Мистер Мередит бросился к телефону. Через десять минут доктор Блайт уже был в доме священника. А полчаса спустя в город была отправлена телеграмма — вызывали квалифицированную сиделку, и весь Глен говорил о том, что у Карла Мередита тяжелая пневмония и что видели, как доктор Блайт озабоченно качал головой.
В следующие две недели Гилберт еще не раз озабоченно качал головой. У Карла развилось двухстороннее воспаление легких. В ночь кризиса мистер Мередит расхаживал по кабинету, Фейт и Уна, прижавшись друг к другу, плакали в своей спальне, а в коридоре Джерри, обезумевший от угрызений совести, наотрез отказался уйти от двери, за которой лежал Карл. Доктор Блайт и сиделка не отходили от постели больного. Они мужественно боролись со смертью до самого рассвета, и они победили. Кризис миновал, Карлу стало лучше, больше ему ничто не угрожало. Новость передавали по телефону из дома в дом по замершему в ожидании Глену, и люди вдруг поняли, как глубоко они на самом деле любят своего священника и его детей.

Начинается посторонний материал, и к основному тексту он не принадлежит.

@@ -402,7 +411,7 @@
                 t_off += 2 * n if cfg.mix else n
                 sc = ops.consistency_fused(cfg.cons, lo_det[s_off:s_off + n], l0, l1, out_size, grad_lo[s_off:s_off + n],
                                            ranges=ub.ranges, mask=ub.mask, um0=ub.um0, um1=ub.um1, ramp_val=ramp,
-                                           cons_weight=cfg.cons_weight, group=self.group)
+                                           cons_weight=cfg.cons_weight, group=self.group, row_scale=rs_of(s_off, s_off + n))
                 s_off += n
                 if split and isinstance(sc, torch.Tensor):
                     sc.record_stream(main)
@@ -410,8 +419,8 @@
         if split:
             with torch.cuda.stream(side):
                 consistency_branch()
-        ce_sc = ops.ce_fused(lo_det[:n_sup], sup_y, grad_lo[:n_sup], out_size, 255, self.align_corners, group=self.group)
-        sex = self._student_executor()
+        ce_sc = ops.ce_fused(lo_det[:n_sup], sup_y, grad_lo[:n_sup], out_size, 255, self.align_corners, group=self.group,
+                             row_scale=rs_of(0, n_sup))
         if split:
             if independent and groups is None and sex is not None and hasattr(sex, '_refresh_for_backward'):
                 sex._refresh_for_backward()
@@ -425,8 +434,12 @@
         if zev is not None:
             main.wait_event(zev)
         try:
+            if row_scale is not None:
+                sex.pending_row_scale = row_scale
             stu_lo.backward(grad_lo.to(stu_lo.dtype))
         finally:
+            if row_scale is not None:
+                sex.pending_row_scale = None
             if ex is not None:
                 ex.grad_hook = None
             if dex is not None:
diff --git a/include/cutmixseg.h b/include/cutmixseg.h
--- a/include/cutmixseg.h
+++ b/include/cutmixseg.h
@@ -76,6 +76,10 @@
 int cms_consistency_fwd_bwd(const cms_consistency_desc* d, float grad_unit, void* workspace, double* stats_out,
                             float* grad_l_stu, void* stream);
 int cms_scale_by_scalar(float* x, long long n, const float* scalars, int index, float factor, void* stream);
+int cms_consistency_fwd_bwd_finish(const cms_consistency_desc* d, float grad_unit, float ramp_val, float cons_weight, void* workspace,
+                                   double* stats_out, float* scalars_out, float* row_scale_out, float* grad_l_stu, void* stream);
+size_t cms_loss_workspace_head_bytes(void);
+int cms_loss_workspace_status(const void* workspace, void* stream);
 
 typedef struct cms_ce_desc {
     const float* logits;
@@ -91,6 +95,8 @@
 int cms_ce_bwd(const cms_ce_desc* d, const float* scalars, float* grad_logits, void* stream);
 int cms_ce_fused_supported(const cms_ce_desc* d);
 int cms_ce_fwd_bwd(const cms_ce_desc* d, void* workspace, double* stats_out, float* grad_logits, void* stream);
+int cms_ce_fwd_bwd_finish(const cms_ce_desc* d, float loss_weight, void* workspace, double* stats_out, float* scalars_out,
+                          float* row_scale_out, float* grad_logits, void* stream);
 int cms_loss_set_deterministic(int on);
 
 
@@ -387,6 +393,8 @@
                         int n, int c, int zc, int h, int w, void* stream);
 int cms_aspp_spread_bwd(const float* dlogits, void* d_nhwc, int d_dtype, const int* tap_dy, const int* tap_dx, int n_taps,
                         int n, int c, int zc, int h, int w, void* stream);
+int cms_aspp_spread_bwd_scaled(const float* dlogits, const float* row_scale, void* d_nhwc, int d_dtype, const int* tap_dy,
+                               const int* tap_dx, int n_taps, int n, int c, int zc, int h, int w, void* stream);
 
 int cms_stem_pack_weights(const void* w_khkwcoci, int w_dtype, float* w_packed, void* stream);
 int cms_stem_out_hw(int h, int w, int* ho, int* wo, int* hp, int* wp);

— Я ни одной ночи не спала как следует, с тех пор как услышала, что мальчик болен, — сказала Ане мисс Корнелия, — а Мэри Ванс плакала так, что эти ее странные белесые глаза стали похожи на прожженные в одеяле дырки. А правда, что Карл схватил воспаление легких после того, как на спор провел на кладбище ту дождливую ночь?

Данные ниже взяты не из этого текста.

extern "C" __global__ __launch_bounds__(pcg::kThreads) void dbslmm_pcg_rows(PcgArgs a, const int2* __restrict__ rows) {
    using namespace pcg;
    __shared__ double red[kThreads / 64][kMaxNC][4];
    __shared__ double sig[kMaxNC];
    chip_wide_priority();
    const int2 it = rows[blockIdx.x];
    const int bi = it.x, I = it.y, tid = threadIdx.x;
    if (a.done[bi]) return;
    const PcgBlk B = a.blk[bi];
    const bool u16 = on_u16(a, B);
    const int n = a.ncopy, nc = B.nc;
    if (tid < nc)
        sig[tid] = ordered_sum(a.dot + B.dof + 4 * n + tid, kNDot * n, 0, B.Tb, 0.0);
    __syncthreads();
    const int r = tid & (kT - 1), h = tid >> 7, i = I * kT + r;
    const bool in = i < B.m;
    const double Si = in ? a.S[B.row0 + i] : 0.0, ri = in ? a.rsd[B.row0 + i] : 0.0;
    const int nrun = (I + a.run) / a.run;
    double dv[kMaxNC][4];
#pragma unroll
    for (int k = 0; k < kMaxNC; ++k)
#pragma unroll
        for (int f = 0; f < 4; ++f) dv[k][f] = 0.0;
#pragma unroll
    for (int k = 0; k < kMaxNC; ++k) {
        if (k >= n || (k & 1) != h) continue;
        const int64_t o = k * a.vstride + B.vo + i;
        if (k < nc) {
            const double* pp = a.part + B.po + static_cast<int64_t>(I) * B.Ns * nc * kT + k * kT + r;
            double y = ordered_sum(pp, nc * kT, I, B.Tb, 0.0);
            y = ordered_sum(pp, nc * kT, B.Tb, B.Tb + nrun, y);
            const double dc = col_shift(a, B, k);
            const double rv = a.R[o];
            const double u = in ? rv / jdiag(a, B, i, dc) : 0.0;
            const double sh = i < B.ms ? dc : 0.0;
            double w = 0.0;
            if (in) {
                if (u16) w = a.tau * a.rn * ri * __builtin_fma(-Si, sig[k] * a.rn, y) + (1.0 - a.tau + sh) * u;
                else w = y + sh * u;
            }
            a.W[o] = w;
            dv[k][0] = rv * u;
            dv[k][1] = w * u;
            dv[k][2] = rv * rv;
        }
        const double xv = a.X[o];
        dv[k][3] = xv * xv;
    }
#pragma unroll
    for (int k = 0; k < kMaxNC; ++k)
#pragma unroll
        for (int f = 0; f < 4; ++f) dv[k][f] = wave_sum(dv[k][f]);
    if ((tid & 63) == 0)
#pragma unroll
        for (int k = 0; k < kMaxNC; ++k)
#pragma unroll
            for (int f = 0; f < 4; ++f) red[tid >> 6][k][f] = dv[k][f];
    __syncthreads();
    if (tid < 4 * n) {
        const int k = tid >> 2, f = tid & 3, hk = k & 1;
        if (f == 3 || k < nc)
            a.dot[B.dof + (static_cast<int64_t>(I) * kNDot + f) * n + k] = red[2 * hk][k][f] + red[2 * hk + 1][k][f];
    }
    if (I == 0 && tid == 0) a.itb[bi] += 1;
}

— Нет. Он сидел там, чтобы наказать себя за трусость, которую проявил в той истории с призраком Генри Уоррена. Кажется, они основали какой-то клуб, чтобы самим себя воспитывать, и каждый придумывает себе наказание, когда поступает неправильно. Джерри рассказал все об этом мистеру Мередиту.

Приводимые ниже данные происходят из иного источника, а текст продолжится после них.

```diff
+            const long long row = row0[m] + 16 * p + r;
+            if (full || row < M) *reinterpret_cast<u32x4*>(out + row * N + t * 64 + (lane & 7) * 8) = v;
+          }
+          asm volatile("s_waitcnt lgkmcnt(0)" ::: "memory");
+        }
+      }
+    }
+    if (tid < 64) sb[(b ^ 1) * 64 + tid] = pb;
+    if (full) asm volatile("s_waitcnt vmcnt(%0)\n\ts_waitcnt lgkmcnt(0)" ::"n"(NST) : "memory");
+    else asm volatile("s_waitcnt vmcnt(0)\n\ts_waitcnt lgkmcnt(0)" ::: "memory");
+    __builtin_amdgcn_s_barrier();
+  }
+#endif
+}
+
+int pt_rows_wide() {
+  const char* ev = getenv("PT_ROWS_WIDE");
+  return ev ? (ev[0] == '0' ? 0 : (ev[0] == '2' ? 2 : 1)) : 1;
+}
+
+int pt_launch_gemm_rows_wide(const bf16_t* A, long long M, int K, const bf16_t* W, const float* bias, int N, bf16_t* out, int relu, hipStream_t s,
+                             const int* tlim, const int* fill_lim, const bf16_t* fill_ref, int n_lines, int T) {
+  if ((K != 512 && K != 256) || N % 64 != 0 || M <= 0) return PT_ERR_INVALID;
+  if (fill_lim) PT_REQUIRE(fill_ref && tlim && n_lines > 0 && T % 32 == 0 && (long long)n_lines * T == M, "rows gemm: the fill needs the live list and whole lines");
+  constexpr int SMEM512 = 2 * 64 * 1040 + 512 + 8 * 16 * 144, SMEM256 = 2 * 32 * 1040 + 512 + 4 * 16 * 144;
+  static bool attr_done = false;
+  if (!attr_done) {
+    PT_HIP_CHECK(hipFuncSetAttribute(reinterpret_cast<const void*>(&gemm_rows_wide_kernel<32, 1, 8>), hipFuncAttributeMaxDynamicSharedMemorySize, SMEM512));
+    PT_HIP_CHECK(hipFuncSetAttribute(reinterpret_cast<const void*>(&gemm_rows_wide_kernel<16, 2, 4>), hipFuncAttributeMaxDynamicSharedMemorySize, SMEM256));
+    attr_done = true;
+  }
+  const long long groups = (M + 31) >> 5;
+  const unsigned nwg = (unsigned)((groups + 7) / 8) + (fill_lim ? pt_rows_fill_wgs(n_lines) : 0);
+  if (K == 512) hipLaunchKernelGGL((gemm_rows_wide_kernel<32, 1, 8>), dim3(nwg), dim3(512), SMEM512, s, A, M, W, bias, N, out, relu, tlim, fill_lim, fill_ref, n_lines, T);
+  else hipLaunchKernelGGL((gemm_rows_wide_kernel<16, 2, 4>), dim3(nwg), dim3(256), SMEM256, s, A, M, W, bias, N, out, relu, tlim, fill_lim, fill_ref, n_lines, T);
+  PT_HIP_CHECK(hipGetLastError());
+  return PT_OK;
+}
+
 template <int KSTEPS>
 __global__ __launch_bounds__(256, KSTEPS == 32 ? 1 : 2) void gemm_rows_x3_kernel(const bf16_t* __restrict__ A, long long M, const bf16_t* __restrict__ W3,
                                                                                  const float* __restrict__ bias, int N, bf16_t* __restrict__ out, int relu,
diff --git a/pdf_table_amd/engine.py b/pdf_table_amd/engine.py
--- a/pdf_table_amd/engine.py
+++ b/pdf_table_amd/engine.py
@@ -652,6 +652,21 @@
                                           self._stream()), "pt_op_conv1x1_ex")
         return out
 
+    def op_rows_gemm(self, a: torch.Tensor, w_tiled: torch.Tensor, bias: torch.Tensor, kernel: int = 1, lim: Optional[torch.Tensor] = None,
+                     fill_ref: Optional[torch.Tensor] = None, out: Optional[torch.Tensor] = None) -> torch.Tensor:
+        self._chk(a, self.act_dtype, "a")
+        self._chk(bias, torch.float32, "bias")
+        M, K = a.shape
+        N = bias.numel()
+        if out is None:
+            out = torch.zeros((M, N), dtype=self.act_dtype, device=self._tdev)
+        n_lines = 0 if lim is None else lim.numel()
+        lst = None if lim is None else torch.zeros((1 + 5 * n_lines,), dtype=torch.int32, device=self._tdev)
+        L.check(self.lib.pt_op_rows_gemm(self._h, _ptr(a), M, K, _ptr(w_tiled), _ptr(bias), N, _ptr(out), int(kernel), _ptr(lim), n_lines, _ptr(lst),
+                                         _ptr(fill_ref), self._stream()), "pt_op_rows_gemm")
+        torch.cuda.synchronize()
+        return out
+
     def op_dcn(self, x: torch.Tensor, om: torch.Tensor, w_tiled: torch.Tensor, bias: torch.Tensor, relu: bool = True, split: int = 0) -> torch.Tensor:
         self._chk(x, self.act_dtype, "x")
         self._chk(om, torch.float32, "om")
diff --git a/pdf_table_amd/lib.py b/pdf_table_amd/lib.py
--- a/pdf_table_amd/lib.py
+++ b/pdf_table_amd/lib.py
@@ -36,7 +36,7 @@
 PT_ROTATE_90_CLOCKWISE, PT_ROTATE_180, PT_ROTATE_90_COUNTERCLOCKWISE = 0, 1, 2
 PT_REC_H, PT_REC_W, PT_REC_T, PT_REC_NCLS = 32, 640, 160, 7644
 PT_PROF_CLASSES = ("conv3x3", "conv1x1", "stem", "other")
-EXPECTED_ABI = 16
+EXPECTED_ABI = 17
 
 _lib = None
 
@@ -113,6 +113,8 @@
         "pt_op_conv2d": (i, [vp, vp, i, i, i, i, vp, vp, i, i, i, vp, i, i, i, i, vp, i, i, i, i, vp]),
         "pt_op_conv1x1_ex": (i, [vp, vp, i, i, i, i, vp, vp, i, vp, vp, i, i, vp, i, vp, vp]),
         "pt_op_dcn": (i, [vp, vp, vp, i, i, i, i, vp, vp, i, vp, i, i, vp]),
+        "pt_op_rows_gemm": (i, [vp, vp, C.c_longlong, i, vp, vp, i, vp, i, vp, i, vp, vp, vp]),
+        "pt_rows_fill_first_step": (i, [i, i]),
         "pt_op_stem7x7": (i, [vp, vp, i, i, i, vp, vp, vp, i, vp]),
         "pt_op_maxpool3x3s2": (i, [vp, vp, i, i, i, i, vp, i, vp]),
         "pt_op_db_head_final": (i, [vp, vp, i, i, i, vp, vp, vp, vp, i, vp]),
```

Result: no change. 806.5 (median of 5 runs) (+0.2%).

— Бедняжки, — пробормотала мисс Корнелия.
Карл быстро поправлялся, так как прихожане носили в дом священника столько питательных и полезных продуктов, что их хватило бы на целую больницу. Норман Дуглас приезжал каждый вечер на своей бричке с десятком свежих яиц и кувшином сливок от своей лучшей джерсейской коровы. Иногда он задерживался на час-другой, чтобы во всю глотку поспорить о божественном предопределении с мистером Мередитом в его кабинете, но чаще проезжал немного дальше — на холм, возвышающийся над Гленом.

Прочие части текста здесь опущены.